Sepsis—one of the world’s deadliest medical emergencies—may require age-specific treatments to improve survival, according to a groundbreaking study from the Salk Institute. New research reveals that younger and older individuals respond to sepsis through fundamentally different biological mechanisms, suggesting that a “one-size-fits-all” approach to treatment may be limiting patient outcomes.

The study, published in Nature on January 14, 2026, shows that disease tolerance mechanisms—the body’s ability to limit tissue damage during infection—change dramatically with age. Remarkably, the same genes and proteins that protect young individuals from sepsis-induced organ failure can have the opposite effect in older individuals.

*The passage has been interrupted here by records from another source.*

static void graphs_clear(dt_ctx *ctx)
{
    if (ctx->graphs.empty() && ctx->graph_seen.empty()) return;
    (void)hipStreamSynchronize(ctx->stream);
    for (auto &kv : ctx->graphs) (void)hipGraphExecDestroy(kv.second);
    ctx->graphs.clear();
    ctx->graph_seen.clear();
// ... 500 lines not shown
{
    ConvLayer L;
    L.idx = idx; L.ks = ks; L.cin = cin; L.cout = cout;
    L.npad = round_up(cout, 256);
    std::vector<float> packed((size_t)L.npad * ks * ks * cin);
    pack_conv_weights(hwio, ks, cin, cout, nullptr, cin, nullptr, L.npad, scale, packed.data());
    std::vector<float> bias(L.npad, 0.0f);
    for (int c = 0; c < cout; ++c) bias[c] = bias_src[c];
    int rc = upload(ctx, L.wt, packed);
    if (rc) return rc;
    if (ks == 1 && ctx->pol.s3 != 0 && ctx->pol.s3_1x1 != 0 && cin % 32 == 0 && L.npad % 128 == 0 && cout >= 64) {
        HIP_TRY(ctx, L.wt_s3.alloc(packed.size() * 3));
        if (launch_wino_s3_pack(ctx->stream, L.wt.get(), 1, L.npad, cin, L.wt_s3.get())) return dt_fail(ctx, DT_ERR_DEVICE, "split-bf16 weight pack launch failed");
        HIP_TRY(ctx, hipStreamSynchronize(ctx->stream));
        std::vector<unsigned short> bs((size_t)3 * L.npad * 16, 0);
        for (int n = 0; n < cout; ++n) {
            unsigned short t[3];
            wino_s3_split_host(bias_src[n], t);
            for (int t3 = 0; t3 < 3; ++t3) bs[((size_t)t3 * L.npad + n) * 16] = t[t3];
        }
        if ((rc = upload(ctx, L.bias_s3, bs))) return rc;
        if (!ctx->s3_ones) {
            std::vector<float> ones((size_t)256 * 16, 0.0f);
            for (int r = 0; r < 256; ++r) ones[(size_t)r * 16] = 1.0f;
            if ((rc = upload(ctx, ctx->s3_ones, ones))) return rc;
        }
    }
    if (L.wt_s3 && ctx->pol.s3_h2 != 0) {
        HIP_TRY(ctx, L.wt_h2.alloc(packed.size() * 2));
        HIP_TRY(ctx, L.pscale_h2.alloc(1));
        if (launch_wino_h2_pack(ctx->stream, L.wt.get(), 1, L.npad, cin, 0, amax_slot(ctx, AMAX_PACK), L.wt_h2.get(), L.pscale_h2.get()))
            return dt_fail(ctx, DT_ERR_DEVICE, "fp16-form weight pack launch failed");
        HIP_TRY(ctx, hipStreamSynchronize(ctx->stream));
    }
    if (ks == 3 && (cin == 32 || cin == 64) && cout % 64 == 0 && cout <= 128 && ctx->pol.s3 != 0 && ctx->pol.s3_h2 != 0 && ctx->pol.c3h2 != 0) {
        HIP_TRY(ctx, L.w3_h2.alloc(packed.size() * 2));
        HIP_TRY(ctx, L.pscale_w3.alloc(1));
        if (launch_wino_h2_pack(ctx->stream, L.wt.get(), 1, L.npad, 9 * cin, 0, amax_slot(ctx, AMAX_PACK), L.w3_h2.get(), L.pscale_w3.get()))
            return dt_fail(ctx, DT_ERR_DEVICE, "fp16-form weight pack launch failed");
        HIP_TRY(ctx, hipStreamSynchronize(ctx->stream));
    }
    if (scale) {
        std::vector<float> sc(scale, scale + cout);
        for (float v : sc) L.scale_has_zero |= (v == 0.0f);
        if ((rc = upload(ctx, L.scale, sc))) return rc;
    }
    const bool f4_shape = ((cin == 64 || cin == 128) && cout % 128 == 0 && cout <= 256) || (cin == 32 && cout == 64);
    if (ks == 3 && f4_shape && ctx->pol.wino != 0 && ctx->pol.fused4 != 0) {
        std::vector<float> u36((size_t)36 * L.npad * cin), uf((size_t)36 * cin * cout);
        wino_pack_weights(4, hwio, cin, cout, nullptr, cin, nullptr, L.npad, scale, u36.data());
        wino4s_fused_pack(u36.data(), L.npad, cin, cout, uf.data());
        if ((rc = upload(ctx, L.fused4s, uf))) return rc;
    }
    if (wino_wanted(ctx, ks, cin, cout)) {
        const int ts = wino_tile(ctx, false);
        rc = upload_wino(ctx, L.wino, ts, hwio, cin, cout, nullptr, cin, nullptr, L.npad, scale, ts == 6);
        if (rc) return rc;
        if (ts == 6 && ctx->pol.wino_tile == 0 && cin >= 256) {
            rc = upload_wino(ctx, L.wino_alt, 4, hwio, cin, cout, nullptr, cin, nullptr, L.npad, scale, false);
            if (rc) return rc;
        }
    }
    if ((rc = upload(ctx, L.bias, bias))) return rc;
    (void)hipStreamSynchronize(ctx->stream);
    ctx->layers[idx] = std::move(L);
    return DT_OK;
// ... 406 lines not shown
    return c;
}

Beyond Killing Pathogens: The Importance of Disease Tolerance

Surviving an infection is not solely about eliminating the invading pathogen. The immune system must also carefully regulate its response to avoid damaging the body itself. This protective balancing act is known as disease tolerance, and it plays a crucial role in preventing organ failure during severe infections like sepsis.

“There are many cases where the pathogen is successfully eliminated, but the patient still dies,” said Janelle Ayres, PhD, senior author of the study, Howard Hughes Medical Institute Investigator, and holder of the Salk Institute Legacy Chair. “It’s not just the pathogen that can hurt us—it’s our own immune response. Understanding disease tolerance may help us develop better therapies and avoid the growing problem of antibiotic resistance.”

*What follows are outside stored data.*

Measured before the change: 1527 triples/sec.

## Skip structurally zero taps in space-to-depth 5x5 stride-2 halo convolution

Adds a dedicated space-to-depth variant of the halo conv kernel. It iterates over the four channel classes with compile-time tap masks, so the 3x3 virtual taps that correspond to zero-padded weights of the 5x5 kernel are skipped. Only 25 of the 36 tap-class pairs issue MFMAs and weight loads, and the pipeline staging points are recomputed per run. The cost is more template code and a persistent grid fixed at 2 waves. The dgrad path also sets the s2d flag, but the flip case still falls back to the old kernel.

```diff
diff --git a/scene-graph-gan_amd/build.py b/scene-graph-gan_amd/build.py
--- a/scene-graph-gan_amd/build.py
+++ b/scene-graph-gan_amd/build.py
@@ -21,19 +21,19 @@
     return sorted(os.path.join(CSRC, f) for f in os.listdir(CSRC) if f.endswith(".hip"))
 
 
-def _digest(paths):
+def _digest(paths, flags=()):
     h = hashlib.sha256()
     for p in sorted(paths):
         with open(p, "rb") as f:
             h.update(p.encode())
             h.update(f.read())
-    h.update(" ".join(FLAGS).encode())
+    h.update(" ".join(FLAGS + list(flags)).encode())
     return h.hexdigest()
 
 
-def _compile(src):
-    obj = os.path.join(OUT_DIR, os.path.basename(src) + ".o")
-    cmd = [HIPCC] + FLAGS + ["-I", CSRC, "-c", src, "-o", obj]
+def _compile(src, out_dir=OUT_DIR, flags=()):
+    obj = os.path.join(out_dir, os.path.basename(src) + ".o")
+    cmd = [HIPCC] + FLAGS + list(flags) + ["-I", CSRC, "-c", src, "-o", obj]
     r = subprocess.run(cmd, capture_output=True, text=True)
     if r.returncode != 0:
         raise RuntimeError("hipcc failed for %s:\n%s\n%s" % (src, r.stdout, r.stderr))
@@ -134,5 +134,23 @@
     return LIB_PATH
 
 
+def build_variant(name: str, flags, force: bool = False) -> str:
+    out_dir = os.path.join(OUT_DIR, name)
+    os.makedirs(out_dir, exist_ok=True)
+    lib_path, stamp = os.path.join(out_dir, "libsgg_hip.so"), os.path.join(out_dir, "stamp")
+    srcs = sources()
+    dig = _digest(srcs + [os.path.join(CSRC, f) for f in os.listdir(CSRC) if f.endswith(".h")], flags)
+    if not force and os.path.exists(lib_path) and os.path.exists(stamp) and open(stamp).read() == dig:
+        return lib_path
+    with ThreadPoolExecutor(max_workers=min(6, len(srcs))) as ex:
+        objs = [o for o, _ in ex.map(lambda src: _compile(src, out_dir, flags), srcs)]
+    r = subprocess.run([HIPCC, "-shared", "-fPIC", "--offload-arch=" + ARCH, "-o", lib_path] + objs, capture_output=True, text=True)
+    if r.returncode != 0:
+        raise RuntimeError("link failed:\n%s\n%s" % (r.stdout, r.stderr))
+    with open(stamp, "w") as f:
+        f.write(dig)
+    return lib_path
+
+
 if __name__ == "__main__":
     print(build(force="--force" in sys.argv, verbose=True))
diff --git a/scene-graph-gan_amd/csrc/conv_gather.hip b/scene-graph-gan_amd/csrc/conv_gather.hip
--- a/scene-graph-gan_amd/csrc/conv_gather.hip
+++ b/scene-graph-gan_amd/csrc/conv_gather.hip
@@ -846,6 +846,7 @@
     h.ln_nc = Cin;
     h.src_s16 = operand_format & 1;
     h.cu_cap = cu_cap;
+    h.s2d = 1;
     sgg_halo_launch(h, precision, st);
     SGG_LAUNCH_CHECK("sgg_conv2d_nhwc_fwd(s2d)");
     return SGG_OK;
@@ -938,6 +939,7 @@
     sgg_halo_dense_strides(h);
     h.out_rs = 2 * Wi * Cin; h.out_ps = 2 * Cin; h.out_nA = Wi * Cin; h.out_nB = Cin;
     h.src_s16 = operand_format & 1;
+    h.s2d = 1;
     sgg_halo_launch(h, precision, (hipStream_t)stream);
     SGG_LAUNCH_CHECK("sgg_conv2d_nhwc_dgrad(s2d)");
     return SGG_OK;
diff --git a/scene-graph-gan_amd/csrc/conv_halo.h b/scene-graph-gan_amd/csrc/conv_halo.h
--- a/scene-graph-gan_amd/csrc/conv_halo.h
+++ b/scene-graph-gan_amd/csrc/conv_halo.h
@@ -23,6 +23,7 @@
   int frag16;
   int src_s16;
   int cu_cap;
+  int s2d;
 };
 inline int sgg_persist_cus(int cu_cap) { return (cu_cap > 0 && cu_cap < SGG_PERSIST_CUS_PER_XCD) ? cu_cap : SGG_PERSIST_CUS_PER_XCD; }
 inline void sgg_halo_dense_strides(HaloParams& h) {
@@ -32,6 +33,7 @@
   h.frag16 = 0;
   h.src_s16 = 0;
   h.cu_cap = 0;
+  h.s2d = 0;
 }
 
 int sgg_halo_applicable(int KH, int KW, int stride, int H, int W, int C, int N, int precision);
diff --git a/scene-graph-gan_amd/csrc/conv_halo.hip b/scene-graph-gan_amd/csrc/conv_halo.hip
--- a/scene-graph-gan_amd/csrc/conv_halo.hip
+++ b/scene-graph-gan_amd/csrc/conv_halo.hip
@@ -9,9 +9,45 @@
 
 __device__ __forceinline__ int halo_sw(int ry, int rx) { return ((rx >> 2) & 1) | ((ry & 1) << 1); }
 
-template <int NB, int BN, int WGM, int WGN, bool HALF, bool PREFETCH, bool ONECH, bool LNP, bool ONE = false, int WB = 1>
-__global__ __launch_bounds__(64 * WGM * WGN, 2) void conv_halo3_kernel(HaloParams p) {
+constexpr bool s2d_live(int tap, int q) { return !((tap / 3 == 0 && (q >> 1) == 0) || (tap % 3 == 0 && (q & 1) == 0)); }
+constexpr int s2d_fwd_cls(int k) { return k & 3; }
+constexpr unsigned halo_run_all(int TN) {
+  unsigned m = 0;
+  for (int tap = 0; tap < 9; ++tap) m |= ((1u << TN) - 1u) << (2 * tap);
+  return m;
+}
+constexpr unsigned s2d_run_fwd(int q) {
+  unsigned m = 0;
+  for (int tap = 0; tap < 9; ++tap) m |= (unsigned)s2d_live(tap, q) << (2 * tap);
+  return m;
+}
+constexpr int run_tiles(unsigned m, int tap) { return tap < 9 ? (int)((m >> (2 * tap)) & 3u) : 0; }
+constexpr int run_next(unsigned m, int tap) {
+  for (int t = tap + 1; t < 9; ++t)
+    if (run_tiles(m, t)) return t;
+  return 9;
+}
+constexpr int run_first(unsigned m) { return run_next(m, -1); }
+constexpr int run_before(unsigned m, int tap) {
+  int n = 0;
+  for (int t = 0; t < tap; ++t) n += run_tiles(m, t) != 0;
+  return n;
+}
+constexpr int run_count(unsigned m) { return run_before(m, 9); }
+constexpr int run_stage_tap(unsigned m) {
+  int t = run_first(m);
+  for (int k = 0; k < run_count(m) - 3; ++k) t = run_next(m, t);
+  return t;
+}
+template <unsigned M> struct HaloRun {
+  static constexpr unsigned masks = M;
+  static_assert(run_count(M) >= 3, "a run stages the next patch at its third-from-last tap");
+};
+
+template <int NB, int BN, int WGM, int WGN, bool HALF, bool PREFETCH, bool ONECH, bool LNP, bool ONE, int WB, bool S2D>
+__device__ __forceinline__ void conv_halo3_body(const HaloParams& p) {
   static_assert(PREFETCH && WB == 1, "patch prefetch, one block per wave");
+  static_assert(!S2D || (!ONECH && BN == 32 && WGN == 1), "space-to-depth view, forward: 128 virtual channels x 32 columns");
   constexpr int P = ONE ? 1 : 2;
   constexpr int WN = BN / WGN, TM = 2 * WB, TN = WN / 32;
   constexpr int THREADS = 64 * WGM * WGN;
@@ -85,10 +121,11 @@
   auto stage_load = [&]() __attribute__((always_inline)) {
     unsigned base[NB];
     int bbits[NB];
+    const int scc = S2D ? s2d_fwd_cls(s_cc) : s_cc;
 #pragma unroll
     for (int j = 0; j < NB; ++j) {
       const bool dead = (s_tile >= mt_end) | (s_tile * NB + j >= p.nblk);
-      base[j] = (unsigned)(((s_grow[j] * 8 - 1) * p.in_rs + (s_bx[j] * 8 - 1) * p.in_ps + (s_cc >> 1) * p.in_cA + (s_cc & 1) * p.in_cB) * 4);
+      base[j] = (unsigned)(((s_grow[j] * 8 - 1) * p.in_rs + (s_bx[j] * 8 - 1) * p.in_ps + (scc >> 1) * p.in_cA + (scc & 1) * p.in_cB) * 4);
       bbits[j] = dead ? 15 : ((s_by[j] == 0) | ((s_by[j] == p.bh - 1) << 1) | ((s_bx[j] == 0) << 2) | ((s_bx[j] == p.bw - 1) << 3));
       if (dead) base[j] = SGG_OOB;
     }
@@ -164,16 +201,19 @@
   const unsigned w_lane = (unsigned)((n0 + wn0) >> 5) * 4096u + (unsigned)lane * 16u;
   const unsigned w_slab = (unsigned)(p.N >> 5) * 4096u;
   u32x4 rb[2][TN][2][P];
-  auto load_b = [&](auto par_c, int cc, int tap) {
-    constexpr int par = decltype(par_c)::value;
+  auto load_b = [&](auto par_c, auto run_c, auto tap_c, int cc) {
+    constexpr int par = decltype(par_c)::value, tap = decltype(tap_c)::value;
+    using R = decltype(run_c);
     const unsigned base = (unsigned)(tap * nch + cc) * w_slab + w_lane;
 #pragma unroll
-    for (int tn = 0; tn < TN; ++tn)
+    for (int tn = 0; tn < TN; ++tn) {
+      if (!((run_tiles(R::masks, tap) >> tn) & 1)) continue;
 #pragma unroll
       for (int ks = 0; ks < 2; ++ks)
 #pragma unroll
         for (int pp = 0; pp < P; ++pp)
           rb[par][tn][ks][pp] = __builtin_bit_cast(u32x4, buf_load4(rs_w, base + (unsigned)(tn * 4096 + ks * 2048 + pp * 1024)));
+    }
   };
 
   f32x16 acc[TM][TN];
@@ -204,12 +244,13 @@
     }
   };
   auto read_a = [&](auto buf_c, int tap) { read_a_ks(buf_c, tap, std::integral_constant<int, 0>{}, std::integral_constant<int, 2>{}); };
-  auto mma_kstep = [&](auto par_c, auto ks_c) {
-    constexpr int par = decltype(par_c)::value, ks = decltype(ks_c)::value;
+  auto mma_kstep = [&](auto par_c, auto ks_c, auto tiles_c) {
+    constexpr int par = decltype(par_c)::value, ks = decltype(ks_c)::value, tiles = decltype(tiles_c)::value;
 #pragma unroll
     for (int tm = 0; tm < TM; ++tm)
 #pragma unroll
       for (int tn = 0; tn < TN; ++tn) {
+        if (!((tiles >> tn) & 1)) continue;
         f32x16 d = acc[tm][tn];
         if constexpr (P == 2) {
           d = mfma16<HALF>(a[par][tm][ks][1], rb[par][tn][ks][0], d);
@@ -219,26 +260,33 @@
         acc[tm][tn] = d;
       }
   };
-  auto tap_body = [&](auto par_c, auto tap_c, int cc) {
+  auto tap_body = [&](auto par_c, auto tap_c, auto run_c, auto nrun_c, int cc, int ncc) {
     constexpr int par = decltype(par_c)::value, tap = decltype(tap_c)::value;
-    const int ncc = (cc + 1 == nch) ? 0 : cc + 1;
-    load_b(std::integral_constant<int, par ^ 1>{}, tap == 8 ? ncc : cc, tap == 8 ? 0 : tap + 1);
-    if constexpr (tap == 6) stage_load();
+    constexpr unsigned M = decltype(run_c)::masks, MN = decltype(nrun_c)::masks;
+    constexpr int nxt = run_next(M, tap);
+    constexpr bool last = nxt == 9;
+    if constexpr (last) load_b(std::integral_constant<int, par ^ 1>{}, nrun_c, std::integral_constant<int, run_first(MN)>{}, ncc);
+    else load_b(std::integral_constant<int, par ^ 1>{}, run_c, std::integral_constant<int, nxt>{}, cc);
+    if constexpr (tap == run_stage_tap(M)) stage_load();
     __builtin_amdgcn_sched_barrier(0);
-    if constexpr (DB && tap == 8) stage_write(lds + (cur ^ 1) * (P * PLANEB));
+    if constexpr (DB && last) stage_write(lds + (cur ^ 1) * (P * PLANEB));
     SGG_PRIO_HI();
-    mma_kstep(par_c, std::integral_constant<int, 0>{});
+    mma_kstep(par_c, std::integral_constant<int, 0>{}, std::integral_constant<int, run_tiles(M, tap)>{});
     __builtin_amdgcn_sched_barrier(0);
-    if constexpr (tap < 8) read_a(std::integral_constant<int, par ^ 1>{}, tap + 1);
+    if constexpr (!last) read_a(std::integral_constant<int, par ^ 1>{}, nxt);
     __builtin_amdgcn_sched_barrier(0);
-    mma_kstep(par_c, std::integral_constant<int, 1>{});
+    mma_kstep(par_c, std::integral_constant<int, 1>{}, std::integral_constant<int, run_tiles(M, tap)>{});
     SGG_PRIO_LO();
     __builtin_amdgcn_sched_barrier(0);
   };
-  auto chunk = [&](auto par0_c, int cc) {
+  auto chunk = [&](auto par0_c, auto run_c, auto nrun_c, int cc, int ncc) {
     constexpr int par0 = decltype(par0_c)::value;
-    read_a(par0_c, 0);
-#define SGG_TAP(T) tap_body(std::integral_constant<int, (par0 + T) & 1>{}, std::integral_constant<int, T>{}, cc)
+    constexpr unsigned M = decltype(run_c)::masks;
+    if constexpr (S2D) asm volatile("" : "+s"(cc), "+s"(ncc));
+    read_a(par0_c, run_first(M));
+#define SGG_TAP(T)                                                                                                              \
+  if constexpr (run_tiles(M, T) != 0)                                                                                           \
+    tap_body(std::integral_constant<int, (par0 + run_before(M, T)) & 1>{}, std::integral_constant<int, T>{}, run_c, nrun_c, cc, ncc)
     SGG_TAP(0); SGG_TAP(1); SGG_TAP(2); SGG_TAP(3); SGG_TAP(4); SGG_TAP(5); SGG_TAP(6); SGG_TAP(7); SGG_TAP(8);
 #undef SGG_TAP
     if constexpr (DB) {
@@ -274,11 +322,13 @@
   for (int tn = 0; tn < TN; ++tn) bias_v[tn] = p.bias ? p.bias[n0 + wn0 + tn * 32 + acc_col(lane)] : 0.f;
   const int wn = p.out_rs;
 
+  auto prologue = [&](auto run_c, int cc) {
+    load_b(std::integral_constant<int, 0>{}, run_c, std::integral_constant<int, run_first(decltype(run_c)::masks)>{}, cc);
+    stage_write(lds);
+    asm volatile("s_waitcnt lgkmcnt(0)" ::: "memory");
+    __builtin_amdgcn_s_barrier();
+  };
   stage_load();
-  load_b(std::integral_constant<int, 0>{}, 0, 0);
-  stage_write(lds);
-  asm volatile("s_waitcnt lgkmcnt(0)" ::: "memory");
-  __builtin_amdgcn_s_barrier();
 
   auto epilogue = [&](int tile) {
 #pragma unroll
@@ -342,24 +392,76 @@
     acc_zero<TM, TN>(acc);
   };
 
-  if constexpr (ONECH) {
+  using IC0 = std::integral_constant<int, 0>;
+  using IC1 = std::integral_constant<int, 1>;
+  auto tiles_onech = [&](auto run_c) {
+    constexpr int odd = run_count(decltype(run_c)::masks) & 1;
+    prologue(run_c, 0);
+    if constexpr (odd) {
+      for (int tile = mt_begin; tile < mt_end; tile += 2 * tstride) {
+        chunk(IC0{}, run_c, run_c, 0, 0);
+        epilogue(tile);
+        if (tile + tstride < mt_end) {
+          chunk(IC1{}, run_c, run_c, 0, 0);
+          epilogue(tile + tstride);
+        }
+      }
+    } else {
+      for (int tile = mt_begin; tile < mt_end; tile += tstride) {
+        chunk(IC0{}, run_c, run_c, 0, 0);
+        epilogue(tile);
+      }
+    }
+  };
+  if constexpr (!S2D) {
+    using RunAll = HaloRun<halo_run_all(TN)>;
+    if constexpr (ONECH) {
+      tiles_onech(RunAll{});
+    } else {
+      prologue(RunAll{}, 0);
+      for (int tile = mt_begin; tile < mt_end; tile += tstride) {
+        for (int cc = 0; cc < nch; cc += 2) {
+          chunk(IC0{}, RunAll{}, RunAll{}, cc, cc + 1);
+          chunk(IC1{}, RunAll{}, RunAll{}, cc + 1, cc + 2 == nch ? 0 : cc + 2);
+        }
+        epilogue(tile);
+      }
+    }
+  } else {
+    constexpr int c0 = s2d_fwd_cls(0), c1 = s2d_fwd_cls(1), c2 = s2d_fwd_cls(2), c3 = s2d_fwd_cls(3);
+    using R0 = HaloRun<s2d_run_fwd(c0)>;
+    using R1 = HaloRun<s2d_run_fwd(c1)>;
+    using R2 = HaloRun<s2d_run_fwd(c2)>;
+    using R3 = HaloRun<s2d_run_fwd(c3)>;
+    static_assert(((1 << c0) | (1 << c1) | (1 << c2) | (1 << c3)) == 15, "each class once per tile");
+    auto tile4 = [&](auto par0_c) {
+      constexpr int q0 = decltype(par0_c)::value;
+      constexpr int q1 = q0 + run_count(R0::masks), q2 = q1 + run_count(R1::masks), q3 = q2 + run_count(R2::masks);
+      chunk(std::integral_constant<int, q0 & 1>{}, R0{}, R1{}, c0, c1);
+      chunk(std::integral_constant<int, q1 & 1>{}, R1{}, R2{}, c1, c2);
+      chunk(std::integral_constant<int, q2 & 1>{}, R2{}, R3{}, c2, c3);
+      chunk(std::integral_constant<int, q3 & 1>{}, R3{}, R0{}, c3, c0);
+    };
+    static_assert((run_count(R0::masks) + run_count(R1::masks) + run_count(R2::masks) + run_count(R3::masks)) == 25, "5 x 5 taps");
+    prologue(R0{}, c0);
     for (int tile = mt_begin; tile < mt_end; tile += 2 * tstride) {
-      chunk(std::integral_constant<int, 0>{}, 0);
+      tile4(IC0{});
       epilogue(tile);
       if (tile + tstride < mt_end) {
-        chunk(std::integral_constant<int, 1>{}, 0);
+        tile4(IC1{});
         epilogue(tile + tstride);
       }
     }
-  } else {
-    for (int tile = mt_begin; tile < mt_end; tile += tstride) {
-      for (int cc = 0; cc < nch; cc += 2) {
-        chunk(std::integral_constant<int, 0>{}, cc);
-        chunk(std::integral_constant<int, 1>{}, cc + 1);
-      }
-      epilogue(tile);
-    }
-  }
+  }
+}
+
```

Sepsis: A Global Health Crisis

Sepsis occurs when the immune system overreacts to infection, triggering widespread inflammation that can lead to multi-organ failure and death. It affects people of all ages and is responsible for approximately 20% of all deaths worldwide.

Current treatments rely heavily on antibiotics, sometimes combined with anti-inflammatory drugs. However, antibiotics do not address immune-mediated tissue damage, and their effectiveness is increasingly threatened by antimicrobial resistance, which the World Health Organization has named one of the top 10 global threats to humanity.

Different Ages, Different Survival Strategies

To understand how disease tolerance changes with age, the Salk researchers studied young and aged mice with sepsis using a specialized LD50 infection model that allows direct comparison between survivors and non-survivors.

They found that:

Young mice and older mice followed distinct disease trajectories

Young mice that did not survive died faster, while older mice declined more slowly

Survivors in each age group relied on different disease tolerance mechanisms

In young mice, survival depended on activation of a protein called Foxo1 and its downstream gene Trim63, which promotes energy production in heart and muscle cells through the protein MuRF1. This pathway protected young mice from cardiac damage and multi-organ failure.

Surprisingly, the same pathway proved harmful in older mice.

One Pathway, Opposite Outcomes

In older mice, blocking Foxo1 actually improved survival, while its presence was linked to cardiac enlargement and reduced recovery. Deleting Foxo1 had the opposite effect in young mice, decreasing survival.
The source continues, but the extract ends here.